__device__ __forceinline__ void pool_gather_resolve(const PoolGather& q, uint4& g, unsigned& bits) {
  __nv_bfloat16* hg = reinterpret_cast<__nv_bfloat16*>(&g);
  const bool single = q.nh == 1 && q.nw == 1;
  bits = 0;
#pragma unroll
  for (int i = 0; i < kVec; ++i) {
    float s = 0.f;
    __nv_bfloat16 one = __float2bfloat16_rn(0.f);
    unsigned bit = 0;
#pragma unroll
    for (int k = 0; k < 4; ++k) {
      const int a = k >> 1, b = k & 1;
      const unsigned code = (reinterpret_cast<const uint8_t*>(&q.code[k]))[i];
      if (a < q.nh && b < q.nw && (int)(code & 0x7fu) == (q.sh - 2 * a) * 3 + (q.sw - 2 * b)) {
        const __nv_bfloat16 v = (reinterpret_cast<const __nv_bfloat16*>(&q.g[k]))[i];
        s = __fadd_rn(s, __bfloat162float(v));
        one = v;
        bit = code >> 7;
      }
    }
    hg[i] = single ? one : __float2bfloat16_rn(s);
    bits |= bit << i;
  }
}

template <bool kTwo>
__global__ void __launch_bounds__(kApplyThreads) bn_pool_grad_kernel(const __nv_bfloat16* __restrict__ gp,
                                                                     const __nv_bfloat16* __restrict__ gp2,
                                                                     const uint8_t* __restrict__ codes,
                                                                     __nv_bfloat16* __restrict__ g, PoolGeom pg,
                                                                     int64_t rows, int C) {
  const int groups = C / kVec;
  const int rows_per_cta = blockDim.x / groups;
  const int rsub = threadIdx.x / groups;
  if (rsub >= rows_per_cta) return;
  const int c = (threadIdx.x % groups) * kVec;
  const int64_t step = (int64_t)gridDim.x * rows_per_cta;
#pragma unroll 2
  for (int64_t r = (int64_t)blockIdx.x * rows_per_cta + rsub; r < rows; r += step) {
    PoolGather q;
    pool_gather_codes(q, codes, pg, (int)r, C, c, true);
    pool_gather_grads<kTwo>(q, gp, gp2, pg, C);
    uint4 v;
    unsigned bits;
    pool_gather_resolve(q, v, bits);
    __nv_bfloat16* hv = reinterpret_cast<__nv_bfloat16*>(&v);
#pragma unroll
    for (int i = 0; i < kVec; ++i)
      if (!((bits >> i) & 1u)) hv[i] = __float2bfloat16_rn(0.f);
    *reinterpret_cast<uint4*>(g + r * C + c) = v;
  }
}

struct RowTree {
  int block_y, grid_y;
  __host__ __device__ int S() const { return block_y * grid_y; }
  __host__ __device__ int loops(int rows) const { return 1 + (rows - 1) / (S() * kLoads); }
  static constexpr int kLoads = 4;
};

constexpr int kStatsThreads = 256;

__device__ __forceinline__ void welford_update(float x, float inv, float valid, float& mean, float& m2n) {
  const float d0 = __fsub_rn(x, mean);
  mean = __fmaf_rn(d0, inv, mean);
  const float d1 = __fsub_rn(x, mean);
  m2n = __fmaf_rn(__fmul_rn(d0, d1), valid, m2n);
}

template <int kN, bool kFuseNew>
__device__ __forceinline__ void welford_merge(int& n, float* mean, float* m2n, int n_new, const float* mean_new,
                                              const float* m2n_new) {
  const float fn = (float)n, fn_new = (float)n_new;
  const float factor = __frcp_rn((float)max(1, n + n_new));
#pragma unroll
  for (int i = 0; i < kN; ++i) {
    const float d = __fsub_rn(mean[i], mean_new[i]);
    const float s = kFuseNew ? __fmaf_rn(mean_new[i], fn_new, __fmul_rn(mean[i], fn))
                             : __fmaf_rn(mean[i], fn, __fmul_rn(mean_new[i], fn_new));
    mean[i] = __fmul_rn(s, factor);
    const float u = __fmul_rn(__fmul_rn(__fmul_rn(d, d), fn_new), fn);
    m2n[i] = __fadd_rn(m2n[i], __fmaf_rn(u, factor, m2n_new[i]));
  }
  n += n_new;
}

template <int kN>
struct WelfordSlots {
  float* mean; float* m2n; int* count;
  __device__ WelfordSlots(float* sh, int slots)
      : mean(sh), m2n(sh + slots * kN), count(reinterpret_cast<int*>(sh + 2 * slots * kN)) {}
  __device__ void put(int s, int n, const float* m, const float* q) const {
#pragma unroll
    for (int i = 0; i < kN; ++i) { mean[s * kN + i] = m[i]; m2n[s * kN + i] = q[i]; }
    count[s] = n;
  }
  template <bool kFuseNew>
  __device__ void merge_from(int s, int& n, float* m, float* q) const {
    float mn[kN], qn[kN];
#pragma unroll
    for (int i = 0; i < kN; ++i) { mn[i] = mean[s * kN + i]; qn[i] = m2n[s * kN + i]; }
    welford_merge<kN, kFuseNew>(n, m, q, count[s], mn, qn);
  }
  static size_t bytes(int slots) { return (size_t)slots * (2 * kN * sizeof(float) + sizeof(int)); }
};

template <int kN>
__device__ __forceinline__ void welford_tree_over_y(const WelfordSlots<kN>& sl, bool part, int y, int block_y, int base,
                                                    int stride, int& n, float* mean, float* m2n) {
  for (int off = block_y / 2; off > 0; off >>= 1) {
    if (part && y < 2 * off) sl.put(base + y * stride, n, mean, m2n);
    __syncthreads();
    if (part && y < off) sl.template merge_from<false>(base + (y + off) * stride, n, mean, m2n);
    __syncthreads();
  }
}

struct StatsOut {
  float* mean; float* invstd; float* running_mean; float* running_var;
  float* st_mean; float* st_m2n; int* st_count;
  float momentum, bessel, eps;
};

__device__ __forceinline__ void stats_store(const StatsOut& o, int c, int n, float mean, float m2n) {
  const float var = __fdiv_rn(m2n, (float)n);
  const float keep = __fsub_rn(1.f, o.momentum);
  o.mean[c] = mean;
  o.invstd[c] = rsqrtf(__fadd_rn(var, o.eps));
  o.running_mean[c] = __fmaf_rn(mean, o.momentum, __fmul_rn(o.running_mean[c], keep));
  o.running_var[c] = __fmaf_rn(__fmul_rn(var, o.bessel), o.momentum, __fmul_rn(o.running_var[c], keep));
}

__global__ void __launch_bounds__(kStatsThreads) bn_stats_kernel(const __nv_bfloat16* __restrict__ x, StatsOut o,
                                                                 RowTree t, int rows, int C) {
  constexpr int L = RowTree::kLoads;
  constexpr int kAhead = 4;
  extern __shared__ float sh[];
  const int gpc = blockDim.x / (L * t.block_y);
  const int g = threadIdx.x % gpc, j = (threadIdx.x / gpc) % L, y = threadIdx.x / (gpc * L);
  const int group = blockIdx.x * gpc + g;
  const bool live = group * kVec < C;
  const int c = live ? group * kVec : 0;
  const int S = t.S();
  const int n_loops = t.loops(rows);
  const int r0 = blockIdx.y * t.block_y + y + j * S;
  const int rstep = L * S;
  float mean[kVec], m2n[kVec];
#pragma unroll
  for (int i = 0; i < kVec; ++i) mean[i] = m2n[i] = 0.f;
  int n = 0;
  auto load = [&](uint4* b, int i0) {
#pragma unroll
    for (int u = 0; u < kAhead; ++u) {
      const int r = r0 + (i0 + u) * rstep;
      b[u] = live && i0 + u < n_loops && r < rows ? *reinterpret_cast<const uint4*>(x + (size_t)r * C + c) : uint4{};
    }
  };
  uint4 cur[kAhead];
  load(cur, 0);
  for (int i0 = 0; i0 < n_loops; i0 += kAhead) {
    uint4 nxt[kAhead];
    load(nxt, i0 + kAhead);
#pragma unroll
    for (int u = 0; u < kAhead; ++u) {
      const int i = i0 + u;
      if (i >= n_loops) break;
      const bool valid = r0 + i * rstep < rows;
      const float inv = valid ? __frcp_rn((float)(i + 1)) : 0.f;
      const float fv = valid ? 1.f : 0.f;
      n += valid;
      const __nv_bfloat16* hx = reinterpret_cast<const __nv_bfloat16*>(&cur[u]);
#pragma unroll
      for (int k = 0; k < kVec; ++k) welford_update(__bfloat162float(hx[k]), inv, fv, mean[k], m2n[k]);
    }
#pragma unroll
    for (int u = 0; u < kAhead; ++u) cur[u] = nxt[u];
  }
  const WelfordSlots<kVec> sl(sh, blockDim.x);
  sl.put(threadIdx.x, n, mean, m2n);
  __syncthreads();
  if (j == 0) {
#pragma unroll
    for (int a = 1; a < L; ++a) sl.merge_from<true>(threadIdx.x + a * gpc, n, mean, m2n);
  }
  __syncthreads();
  welford_tree_over_y<kVec>(sl, j == 0, y, t.block_y, g, gpc * L, n, mean, m2n);
  if (j != 0 || y != 0 || !live) return;
  if (t.grid_y == 1) {
#pragma unroll
    for (int i = 0; i < kVec; ++i) stats_store(o, c + i, n, mean[i], m2n[i]);
    return;
  }
#pragma unroll
  for (int i = 0; i < kVec; ++i) {
    o.st_mean[(size_t)blockIdx.y * C + c + i] = mean[i];
    o.st_m2n[(size_t)blockIdx.y * C + c + i] = m2n[i];
  }
  if (group == 0) o.st_count[blockIdx.y] = n;
}

__global__ void bn_stats_finalize_kernel(StatsOut o, RowTree t, int C) {
  extern __shared__ float sh[];
  const int cols = blockDim.x / t.block_y;
  const int col = threadIdx.x % cols, y = threadIdx.x / cols;
  const int c = blockIdx.x * cols + col;
  int n = 0;
  float mean = 0.f, m2n = 0.f;
  if (c < C)
    for (int b = y; b < t.grid_y; b += t.block_y) {
      const float mb = o.st_mean[(size_t)b * C + c], qb = o.st_m2n[(size_t)b * C + c];
      welford_merge<1, false>(n, &mean, &m2n, o.st_count[b], &mb, &qb);
    }
  const WelfordSlots<1> sl(sh, blockDim.x);
  welford_tree_over_y<1>(sl, true, y, t.block_y, col, cols, n, &mean, &m2n);
  if (y == 0 && c < C) stats_store(o, c, n, mean, m2n);
}


template <int kN>
__device__ __forceinline__ void tree_over_y(float* v, float* sh, int y, int n, int col, int width) {
  for (int off = n / 2; off > 0; off >>= 1) {
#pragma unroll
    for (int i = 0; i < kN; ++i) sh[y * width + col + i] = v[i];
    __syncthreads();
    if (y < off) {
#pragma unroll
      for (int i = 0; i < kN; ++i) v[i] = __fadd_rn(v[i], sh[(y + off) * width + col + i]);
    }
    __syncthreads();
  }
}

struct BwdOut {
  float* sums;
  float* dw; float* db; float* dwz; float* dbz;
  float* staging;
};

__device__ __forceinline__ void bwd_store(const BwdOut& o, int k, int c, int C, float v, const float* invstd,
                                         const float* invstd_z) {
  o.sums[k * C + c] = v;
  if (k == 0) {
    o.db[c] = v;
    if (o.dbz) o.dbz[c] = v;
  } else if (k == 1) {
    o.dw[c] = __fmul_rn(v, invstd[c]);
  } else {
    o.dwz[c] = __fmul_rn(v, invstd_z[c]);
  }
}

__device__ __forceinline__ float masked(__nv_bfloat16 go, unsigned bit) { return bit ? __bfloat162float(go) : 0.f; }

^^^^

### Work to be completed
Only the lines from the one with "float* dw; float*" to the end of the entries above belong in your answer. Retype them exactly.

### Answer box
  float* dw; float* db; float* dwz; float* dbz;
  float* staging;
};

__device__ __forceinline__ void bwd_store(const BwdOut& o, int k, int c, int C, float v, const float* invstd,
                                         const float* invstd_z) {
  o.sums[k * C + c] = v;
  if (k == 0) {
    o.db[c] = v;
    if (o.dbz) o.dbz[c] = v;
  } else if (k == 1) {
    o.dw[c] = __fmul_rn(v, invstd[c]);
  } else {
    o.dwz[c] = __fmul_rn(v, invstd_z[c]);
  }
}

__device__ __forceinline__ float masked(__nv_bfloat16 go, unsigned bit) { return bit ? __bfloat162float(go) : 0.f; }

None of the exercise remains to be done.